# Usernames



## J-Will

Started using J-Will back on Tahoeyukonforum.com years ago. Now it's pretty much my go to username. Kinda obvious where it comes from lol J (first initial) Will (williams). 

Where did yours come from?


----------



## paracordist

Mine is always GHU,the only reason it's paracordist on here is because it related to paracord.The story behind GHU is a good one,many months ago maybe even a year I came across this game (clash of clans) and it asked for a username and I did not think I'd play any,so I just typed in some letters(GHU) and I soon found out that it would be the most addictive game I have ever played.so I just started using GHU on every thing.I it's not the most interesting story but it's a story.


----------



## Southern_cordist

I wish I had some crazy cool story for my username, but it's just the name of my little paracord shop (Southern Cordist Creations)... I'm on theoutdoorstrader.com under anelson870 which is the usual name I use. a for alex, nelson is my last name, and i'm a big fan of the Remington 870....


----------



## Vin

Only Havasu and Austin know the true origination of my name.
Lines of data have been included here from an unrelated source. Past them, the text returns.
diff --git a/neuralbarkcalculator_b200/csrc/head.cu b/neuralbarkcalculator_b200/csrc/head.cu
--- a/neuralbarkcalculator_b200/csrc/head.cu
+++ b/neuralbarkcalculator_b200/csrc/head.cu
@@ -3,15 +3,29 @@
 
 namespace nbc {
 
+constexpr int kHeadWarps = 12, kHeadStages = 4, kHeadStageBytes = 4096;
+constexpr int kHeadSmemBytes = kHeadWarps * kHeadStages * (kHeadStageBytes + 8);
 template <int kIters>
-__global__ void __launch_bounds__(256) head1x1_kernel(const __nv_bfloat16* __restrict__ x, int P, int N, int Cin,
-                                                      const float* __restrict__ w, const float* __restrict__ bias,
-                                                      float* __restrict__ logits, int f16, const int* __restrict__ valid_h,
-                                                      int row_w) {
-  const int lane = threadIdx.x & 31;
-  const int warp_global = (int)((blockIdx.x * blockDim.x + threadIdx.x) >> 5);
-  const int nwarps = (int)((gridDim.x * blockDim.x) >> 5);
+__global__ void __launch_bounds__(kHeadWarps * 32, 1) head1x1_kernel(const __nv_bfloat16* __restrict__ x, int P, int N, int Cin,
+                                                                    const float* __restrict__ w, const float* __restrict__ bias,
+                                                                    float* __restrict__ logits, int f16,
+                                                                    const int* __restrict__ valid_h, int row_w) {
+  constexpr int kRowBytes = kIters * 512;
+  constexpr int kPix = kHeadStageBytes / kRowBytes;
+  static_assert(kPix * kHeadStages <= 32, "live bits of the ring in one word");
+  extern __shared__ __align__(128) uint8_t head_smem[];
+  const int warp = threadIdx.x >> 5, lane = threadIdx.x & 31;
+  uint8_t* ring = head_smem + warp * kHeadStages * kHeadStageBytes;
+  uint64_t* bar = reinterpret_cast<uint64_t*>(head_smem + kHeadWarps * kHeadStages * kHeadStageBytes) + warp * kHeadStages;
+  if (lane == 0) {
+    for (int i = 0; i < kHeadStages; ++i) mbar_init(&bar[i], 1);
+    fence_mbar_init();
+  }
+  __syncwarp();
   const int M = N * P;
+  const int chunks = (M + kPix - 1) / kPix;
+  const int nwarps = gridDim.x * kHeadWarps;
+  const int gw = blockIdx.x * kHeadWarps + warp;
   const float b0 = __ldg(bias), b1 = __ldg(bias + 1), b2 = __ldg(bias + 2);
   float wr[kIters][3][8];
 #pragma unroll
@@ -20,32 +34,39 @@
     for (int k = 0; k < 3; ++k)
 #pragma unroll
       for (int e = 0; e < 8; ++e) wr[it][k][e] = __ldg(w + k * Cin + it * 256 + lane * 8 + e);
-  constexpr int kPix = 4;
-  for (int m0 = warp_global; m0 < M; m0 += nwarps * kPix) {
-    uint4 v[kPix][kIters];
-    bool on[kPix];
+
+  auto issue = [&](int c, int s) -> uint32_t {
+    const int m = c * kPix + lane;
+    bool live = lane < kPix && m < M;
+    if (live && valid_h != nullptr) {
+      const int img = m / P;
+      live = (m - img * P) / row_w < __ldg(valid_h + img);
+    }
+    const uint32_t mask = __ballot_sync(0xffffffffu, live);
+    if (lane == 0) mbar_expect_tx(&bar[s], (uint32_t)__popc(mask) * kRowBytes);
+    __syncwarp();
+    if (live) bulk_load_1d(ring + s * kHeadStageBytes + lane * kRowBytes, x + (int64_t)m * Cin, kRowBytes, &bar[s]);
+    return mask;
+  };
+  uint32_t live_bits = 0;
+#pragma unroll
+  for (int s = 0; s < kHeadStages; ++s)
+    if (gw + s * nwarps < chunks) live_bits |= issue(gw + s * nwarps, s) << (s * kPix);
+
+  int s = 0;
+  uint32_t phase = 0;
+  for (int c = gw; c < chunks; c += nwarps) {
+    mbar_wait(&bar[s], phase, 900 + s);
+    const uint32_t mask = (live_bits >> (s * kPix)) & ((1u << kPix) - 1u);
+    const uint8_t* chunk = ring + s * kHeadStageBytes + lane * 16;
+    float acc[kPix][3];
 #pragma unroll
     for (int j = 0; j < kPix; ++j) {
-      const int m = m0 + j * nwarps;
-      on[j] = m < M;
-      if (on[j] && valid_h != nullptr) {
-        const int img = m / P;
-        on[j] = (m - img * P) / row_w < __ldg(valid_h + img);
-      }
-      if (on[j]) {
-        const __nv_bfloat16* xr = x + (int64_t)m * Cin + lane * 8;
-#pragma unroll
-        for (int it = 0; it < kIters; ++it) v[j][it] = __ldg(reinterpret_cast<const uint4*>(xr + it * 256));
-      }
-    }
-#pragma unroll
-    for (int j = 0; j < kPix; ++j) {
-      if (!on[j]) continue;
-      const int m = m0 + j * nwarps;
       float a0 = 0.f, a1 = 0.f, a2 = 0.f;
 #pragma unroll
       for (int it = 0; it < kIters; ++it) {
-        const uint32_t u[4] = {v[j][it].x, v[j][it].y, v[j][it].z, v[j][it].w};
+        const uint4 v = *reinterpret_cast<const uint4*>(chunk + j * kRowBytes + it * 512);
+        const uint32_t u[4] = {v.x, v.y, v.z, v.w};
 #pragma unroll
         for (int k = 0; k < 4; ++k) {
           const float f0 = lo16(u[k], f16), f1 = hi16(u[k], f16);
@@ -54,20 +75,30 @@
           a2 = fmaf(f0, wr[it][2][2 * k], a2), a2 = fmaf(f1, wr[it][2][2 * k + 1], a2);
         }
       }
-#pragma unroll
-      for (int o = 16; o > 0; o >>= 1) {
-        a0 += __shfl_xor_sync(0xffffffffu, a0, o);
-        a1 += __shfl_xor_sync(0xffffffffu, a1, o);
-        a2 += __shfl_xor_sync(0xffffffffu, a2, o);
-      }
-      if (lane == 0) {
-        const int img = m / P, pix = m - img * P;
-        float* o = logits + (int64_t)img * 3 * P + pix;
-        o[0] = a0 + b0;
-        o[P] = a1 + b1;
-        o[2 * P] = a2 + b2;
-      }
-    }
+      acc[j][0] = a0, acc[j][1] = a1, acc[j][2] = a2;
+    }
+#pragma unroll
+    for (int o = 16; o > 0; o >>= 1)
+#pragma unroll
+      for (int j = 0; j < kPix; ++j)
+#pragma unroll
+        for (int k = 0; k < 3; ++k) acc[j][k] += __shfl_xor_sync(0xffffffffu, acc[j][k], o);
+    __syncwarp();
+    const int c_next = c + kHeadStages * nwarps;
+    if (c_next < chunks) live_bits = (live_bits & ~(((1u << kPix) - 1u) << (s * kPix))) | (issue(c_next, s) << (s * kPix));
+    float r0 = acc[0][0], r1 = acc[0][1], r2 = acc[0][2];
+#pragma unroll
+    for (int j = 1; j < kPix; ++j)
+      if (lane == j) r0 = acc[j][0], r1 = acc[j][1], r2 = acc[j][2];
+    if ((mask >> lane) & 1u) {
+      const int m = c * kPix + lane;
+      const int img = m / P, pix = m - img * P;
+      float* o = logits + (int64_t)img * 3 * P + pix;
+      o[0] = r0 + b0;
+      o[P] = r1 + b1;
+      o[2 * P] = r2 + b2;
+    }
+    if (++s == kHeadStages) s = 0, phase ^= 1u;
   }
 }
 
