@@ -207,7 +212,7 @@
 template <bool COUNT, bool E16, int NCH, int WPW>
 __device__ __forceinline__ void seed_chunk(const DevIndex &di, const uint8_t *__restrict__ q, i32 qlen, const Params &prm, u64 *cnt,
                                                       i32 *cand_s, i32 *cand_len, u64 *cand_x0, i32 *cand_freq, u32 cand_cap, u32 *cand_cnt, u32 *onpath, i32 *chunk_hits, u64 *hcnt,
-                                                      u32 budget, u32 *heavy_list, i32 *chunk_base, const int chunk0, const u32 n_chunks, SeedLds<COUNT, NCH> &sl_)
+                                                      u32 budget, u32 *heavy_list, i32 *chunk_base, const int chunk0, const u32 n_chunks, const u32 lhop_cap, SeedLds<COUNT, NCH> &sl_)
 {
 	constexpr int NV = NCH * NSUB;
 	static_assert(!COUNT || NCH == 1, "the accounting build walks one chunk per wave");
@@ -226,20 +231,29 @@
 #define CH_SEL(ARR, CH) (NCH == 1 ? ARR[0] : ((CH) ? ARR[NCH - 1] : ARR[0]))
 #pragma unroll
 	for (int ch = 0; ch < NCH; ch++) {
+		for (int p = j; p < MEMO_WORDS; p += SEED_WG) memo[ch][p] = 0;
+		for (int p = j; p < LHOP_WORDS; p += SEED_WG) lhop[ch][p] = 0;
+		for (int it = j; it < nitems[ch]; it += SEED_WG) entry_of[ch * NSUB + it] = (uint16_t)(it * S[ch]);
+		if (j == 0) { s_ncand[ch] = 0; s_hits[ch] = 0; }
+	}
+	SEED_SYNC();
+	int hasn[NCH];
+#pragma unroll
+	for (int ch = 0; ch < NCH; ch++) {
+		bool anyn = false;
 		for (int g = j; g < QN_WORDS; g += SEED_WG) {
 			u32 w0 = 0, w1 = 0, wn = 0;
 			const int p0 = g << 5;
 			if (p0 < clen[ch]) stage32(q + c0[ch] + p0, p0, clen[ch], w0, w1, wn);
 			if (2 * g < QP_WORDS) qp[ch][2 * g] = w0;
 			if (2 * g + 1 < QP_WORDS) qp[ch][2 * g + 1] = w1;
-			qn[ch][g] = wn;
-		}
-		for (int p = j; p < MEMO_WORDS; p += SEED_WG) memo[ch][p] = 0;
-		for (int p = j; p < LHOP_N; p += SEED_WG) lhop[ch][p] = 0;
-		for (int p = j; p < PATH_WORDS; p += SEED_WG) bits[ch][p] = 0;
-		for (int it = j; it < nitems[ch]; it += SEED_WG) entry_of[ch * NSUB + it] = (uint16_t)(it * S[ch]);
-		if (j == 0) { s_ncand[ch] = 0; s_hits[ch] = 0; }
-	}
+			if (p0 + 32 > clen[ch]) wn = p0 < clen[ch] ? wn & ((1u << (clen[ch] - p0)) - 1u) : 0u;
+			if (wn) { lhop[ch][LHOP_NN + g] = wn; anyn = true; }
+		}
+		hasn[ch] = !SEED_LDS_DIET || __any(anyn) ? 1 : 0;
+	}
+#define QN_OF(CH) ((const u32 *)&lhop[CH][LHOP_NN])
+#define LMASK_OF(CH) ((SEED_LDS_DIET && CH_SEL(hasn, CH) && lhop_cap > (u32)LHOP_NN ? (u32)LHOP_NN : lhop_cap) - 1u)
 	if (j == 0) { s_queue = 0; s_npend = 0; s_abort = 0; }
 	if (j < (NV + 31) / 32) rewalked[j] = 0;
 	u32 all_blocks = 0, rounds = 0, iters = 0;
@@ -253,7 +267,7 @@
 	for (;;) {
 		int item = -1, s = 0, bend = 0, pos = 0, mode = M_ADV; u32 kid = 0, pid = 0, pext = 0;
 		int lclen = 0;
-		const u32 *qp_l = qp[0], *qn_l = qn[0]; u32 *memo_l = memo[0], *lhop_l = lhop[0];
+		const u32 *qp_l = qp[0], *qn_l = QN_OF(0); u32 *memo_l = memo[0], *lhop_l = lhop[0]; u32 lmask_l = LMASK_OF(0); bool hasn_l = CH_SEL(hasn, 0) != 0;
 		FmIntv ik = {0, 0, 0}; u32 blk = 0; i64 tp = 0;
 		i64 mp[4] = {0, 0, 0, 0}; u32 malive = 0;
 		bool need_item = true;
@@ -318,7 +332,7 @@
 #pragma unroll
 					for (int k2 = 0; k2 < PLOOK; k2++) {
 						if (s >= bend || memo_nib(memo_l, s)) break;
-						const u32 nb = q_nbits32(qn_l, s);
+						const u32 nb = q_nbits32(qn_l, s, hasn_l);
 						if (s + prm.MinSeedLength > lclen || (nb & (L == 32 ? ~0u : (1u << L) - 1)) != 0) break;
 						if (k2 == 0 ? PRES4_TEST(1) : k2 == 1 ? PRES4_TEST(2) : PRES4_TEST(3)) break;
 						memo_one(memo_l, s); s += 1;
@@ -338,7 +352,7 @@
 				malive = (1u << (int)ik.x2) - 1u; mode = M_MTEXT;
 			} else if (!COUNT && SEED_MULTI > 1 && mode == M_MTEXT) {
 				int g0 = -1, g1 = -1, g2 = -1, g3 = -1;
-#define MT_ROW(G, W, P) { int got = text_match32(W.a, W.b, W.c, P, (i64)di.seq_len, qp_l, qn_l, pos, lclen); if (got == 32) got += text_match32(W.c, W.d, W.e, P + 32, (i64)di.seq_len, qp_l, qn_l, pos + 32, lclen); G = got; }
+#define MT_ROW(G, W, P) { int got = text_match32(W.a, W.b, W.c, P, (i64)di.seq_len, qp_l, qn_l, pos, lclen, hasn_l); if (got == 32) got += text_match32(W.c, W.d, W.e, P + 32, (i64)di.seq_len, qp_l, qn_l, pos + 32, lclen, hasn_l); G = got; }
 				if (malive & 1u) MT_ROW(g0, w5, mp[0])
 				if (malive & 2u) MT_ROW(g1, w5b, mp[1])
 				if (malive & 4u) MT_ROW(g2, w5c, mp[2])
@@ -355,12 +369,12 @@
 				} else malive = na;
 				if (mode == M_MTEXT && !ended && malive != na) malive = na;
 			} else if (mode == M_TEXT) {
-				int got = text_match32(r0, r1, r2, tp, (i64)di.seq_len, qp_l, qn_l, pos, lclen);
-				if (got == 32) got += text_match32(r2, r3, r4, tp + 32, (i64)di.seq_len, qp_l, qn_l, pos + 32, lclen);
+				int got = text_match32(r0, r1, r2, tp, (i64)di.seq_len, qp_l, qn_l, pos, lclen, hasn_l);
+				if (got == 32) got += text_match32(r2, r3, r4, tp + 32, (i64)di.seq_len, qp_l, qn_l, pos + 32, lclen, hasn_l);
 				pos += got; tp += got;
 				ended = got < 64;
 			} else if (mode == M_FM) {
-				const bool can = pos < lclen && !q_isn(qn_l, pos < lclen ? pos : 0);
+				const bool can = pos < lclen && !q_isn(qn_l, pos < lclen ? pos : 0, hasn_l);
 				const bool ok = can && fm_extend_loaded(di, ik, q_code(qp_l, pos < lclen ? pos : 0), bk, bl, kk, ll, kn, ln, blk);
 				ended = !ok;
 				if (ok) { pos++; if (!COUNT && ik.x2 == 1) mode = M_LOC; else if (!COUNT && SEED_MULTI > 1 && ik.x2 <= SEED_MULTI) mode = M_MLOC; }
@@ -376,7 +390,7 @@
 					else cnt[CNT_OVERFLOW] = 1;
 					d = prm.bSensitive ? 5 : len + 1;
 				}
-				memo_set(memo_l, lhop_l, s, d, &s_abort); if (COUNT) mblk[s] = (uint16_t)blk;
+				memo_set(memo_l, lhop_l, lmask_l, s, d, &s_abort); if (COUNT) mblk[s] = (uint16_t)blk;
 				all_blocks += blk;
 				s += d; mode = M_ADV;
 			}
@@ -397,14 +411,14 @@
 					need_item = false;
 					if (item < 0) { mode = M_DONE; break; }
 					const int ch = NCH == 1 ? 0 : (item >= NSUB ? NCH - 1 : 0), li = item - ch * NSUB;
-					lclen = CH_SEL(clen, ch); qp_l = qp[ch]; qn_l = qn[ch]; memo_l = memo[ch]; lhop_l = lhop[ch];
+					lclen = CH_SEL(clen, ch); qp_l = qp[ch]; qn_l = QN_OF(ch); memo_l = memo[ch]; lhop_l = lhop[ch]; lmask_l = LMASK_OF(ch); hasn_l = CH_SEL(hasn, ch) != 0;
 					const int S_l = CH_SEL(S, ch);
 					s = entry_of[item]; bend = (li + 1) * S_l < lclen ? (li + 1) * S_l : lclen;
 				}
 				if (s >= bend) { exit_of[item] = (uint16_t)s; need_item = true; continue; }
-				const int m_ = memo_get(memo_l, lhop_l, s);
+				const int m_ = memo_get(memo_l, lhop_l, lmask_l, s);
 				if (m_) { s += m_; continue; }
-				const u32 nb = q_nbits32(qn_l, s);
+				const u32 nb = q_nbits32(qn_l, s, hasn_l);
 				const int L = prm.MinSeedLength < 32 ? prm.MinSeedLength : 32;
 				if (nb & 1u) { memo_one(memo_l, s); if (COUNT) mblk[s] = 0; s += 1; }
 				else if (!COUNT && (s + prm.MinSeedLength > lclen || (nb & (L == 32 ? ~0u : (1u << L) - 1)) != 0)) { memo_one(memo_l, s); s += 1; }
@@ -485,11 +499,18 @@
 		}
 		SEED_SYNC();
 	}
+	static_assert(PATH_WORDS <= QP_WORDS, "the on-path bitmap lies in the query's words");
+#define bits qp
 	u32 alg_blocks = 0;
+	if (!heavy) {
+#pragma unroll
+		for (int ch = 0; ch < NCH; ch++) for (int p = j; p < PATH_WORDS; p += SEED_WG) bits[ch][p] = 0;
+		SEED_SYNC();
+	}
 	if (!heavy) for (int v = j; v < NV; v += SEED_WG) if (V_LIVE(v)) {
 		const int ch = v >= NSUB ? NCH - 1 : 0, li = v - ch * NSUB;
 		const int bend = (li + 1) * CH_SEL(S, ch) < CH_SEL(clen, ch) ? (li + 1) * CH_SEL(S, ch) : CH_SEL(clen, ch);
-		for (int s = entry_of[v]; s < bend;) { atomicOr(&bits[ch][s >> 5], 1u << (s & 31)); if (COUNT) alg_blocks += mblk[s]; s += memo_get(memo[ch], lhop[ch], s); }
+		for (int s = entry_of[v]; s < bend;) { atomicOr(&bits[ch][s >> 5], 1u << (s & 31)); if (COUNT) alg_blocks += mblk[s]; s += memo_get(memo[ch], lhop[ch], LMASK_OF(ch), s); }
 	}
 #undef V_LIVE
 	for (int o = 32; o; o >>= 1) { alg_blocks += __shfl_down(alg_blocks, o); all_blocks += __shfl_down(all_blocks, o); }
@@ -524,6 +545,9 @@
 			if (s_hits[ch]) atomicAdd((unsigned long long *)&cnt[CNT_HITS], (unsigned long long)s_hits[ch]);
 		}
 	}
+#undef bits
+#undef QN_OF
+#undef LMASK_OF
 #undef CH_SEL
 	asm volatile("s_waitcnt vmcnt(0)" ::: "memory");
 	SEED_SYNC();
@@ -544,11 +568,9 @@
 #undef changed
 #undef s_abort
 #undef qp
-#undef qn
 #undef memo
 #undef lhop
 #undef mblk
-#undef bits
 #undef entry_of
 #undef exit_of
 #undef pend_it
@@ -569,21 +591,27 @@
 #define SEED_NCH 1
 #endif
 #ifndef SEED_WPW
-#define SEED_WPW 8
+#define SEED_WPW (SEED_LDS_DIET ? 12 : 8)
 #endif
 #ifndef SEED_WGS_PER_CU
 #define SEED_WGS_PER_CU 1
 #endif
 #define SEED_WG_LDS_MIN ((160 * 1024) / (SEED_WGS_PER_CU + 1) + 2048)
+#ifndef SEED_WG_LDS
+#define SEED_WG_LDS 102400
+#endif
+static_assert(SEED_WPW == 1 || (SEED_WG_LDS >= SEED_WG_LDS_MIN && SEED_WG_LDS <= 160 * 1024), "a fat workgroup's LDS: more than half a CU's, so that two never share one");
 #define SEED_LB_WAVES(COUNT_) ((COUNT_) ? 1 : SEED_MIN_WAVES)
 template <bool COUNT, bool E16>
 __global__ void __launch_bounds__(SEED_WG * (COUNT ? 1 : SEED_WPW), SEED_LB_WAVES(COUNT)) k_seed_wg(DevIndex di, const uint8_t *__restrict__ q, i32 qlen, Params prm, u64 *cnt,
                                                       i32 *cand_s, i32 *cand_len, u64 *cand_x0, i32 *cand_freq, u32 cand_cap, u32 *cand_cnt, u32 *onpath, i32 *chunk_hits, u64 *hcnt,
-                                                      u32 budget, u32 *heavy_list, i32 *chunk_base, u64 tk_base, u32 n_chunks)
+                                                      u32 budget, u32 *heavy_list, i32 *chunk_base, u64 tk_base, u32 n_chunks, u32 lhop_cap)
 {
 	constexpr int NCH = COUNT ? 1 : SEED_NCH;
 	constexpr int WPW = COUNT ? 1 : SEED_WPW;
 	typedef SeedLds<COUNT, NCH> Lds;
+	static_assert(WPW == 1 || sizeof(Lds) * WPW <= SEED_WG_LDS, "SeedLds has outgrown the workgroup's LDS: SEED_WPW waves no longer fit SEED_WG_LDS bytes");
+	static_assert(sizeof(Lds) % 4 == 0, "one SeedLds per wave, back to back");
 	extern __shared__ __attribute__((aligned(16))) unsigned char seed_dyn_lds[];
 	Lds *lds = (Lds *)seed_dyn_lds;
 	Lds &L = lds[WPW == 1 ? 0 : (threadIdx.x >> 6)];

Its a secret that must remain a secret for national security.


----------



## MrParacord

Mr. Paracord is my paracord business name.


----------



## Apyl

Well my name is April and my cousins use to call me Apple so I changed the spelling to Apyl. I started using Apyl a few years ago on games and forums. So if you see this name on other forums, it's me


----------



## glock26USMC

Glock26 was my EDC at time of creation, and obviously USMC


----------



## J-Will

Vin said:


> Only Havasu and Austin know the true origination of my name. Its a secret that must remain a secret for national security.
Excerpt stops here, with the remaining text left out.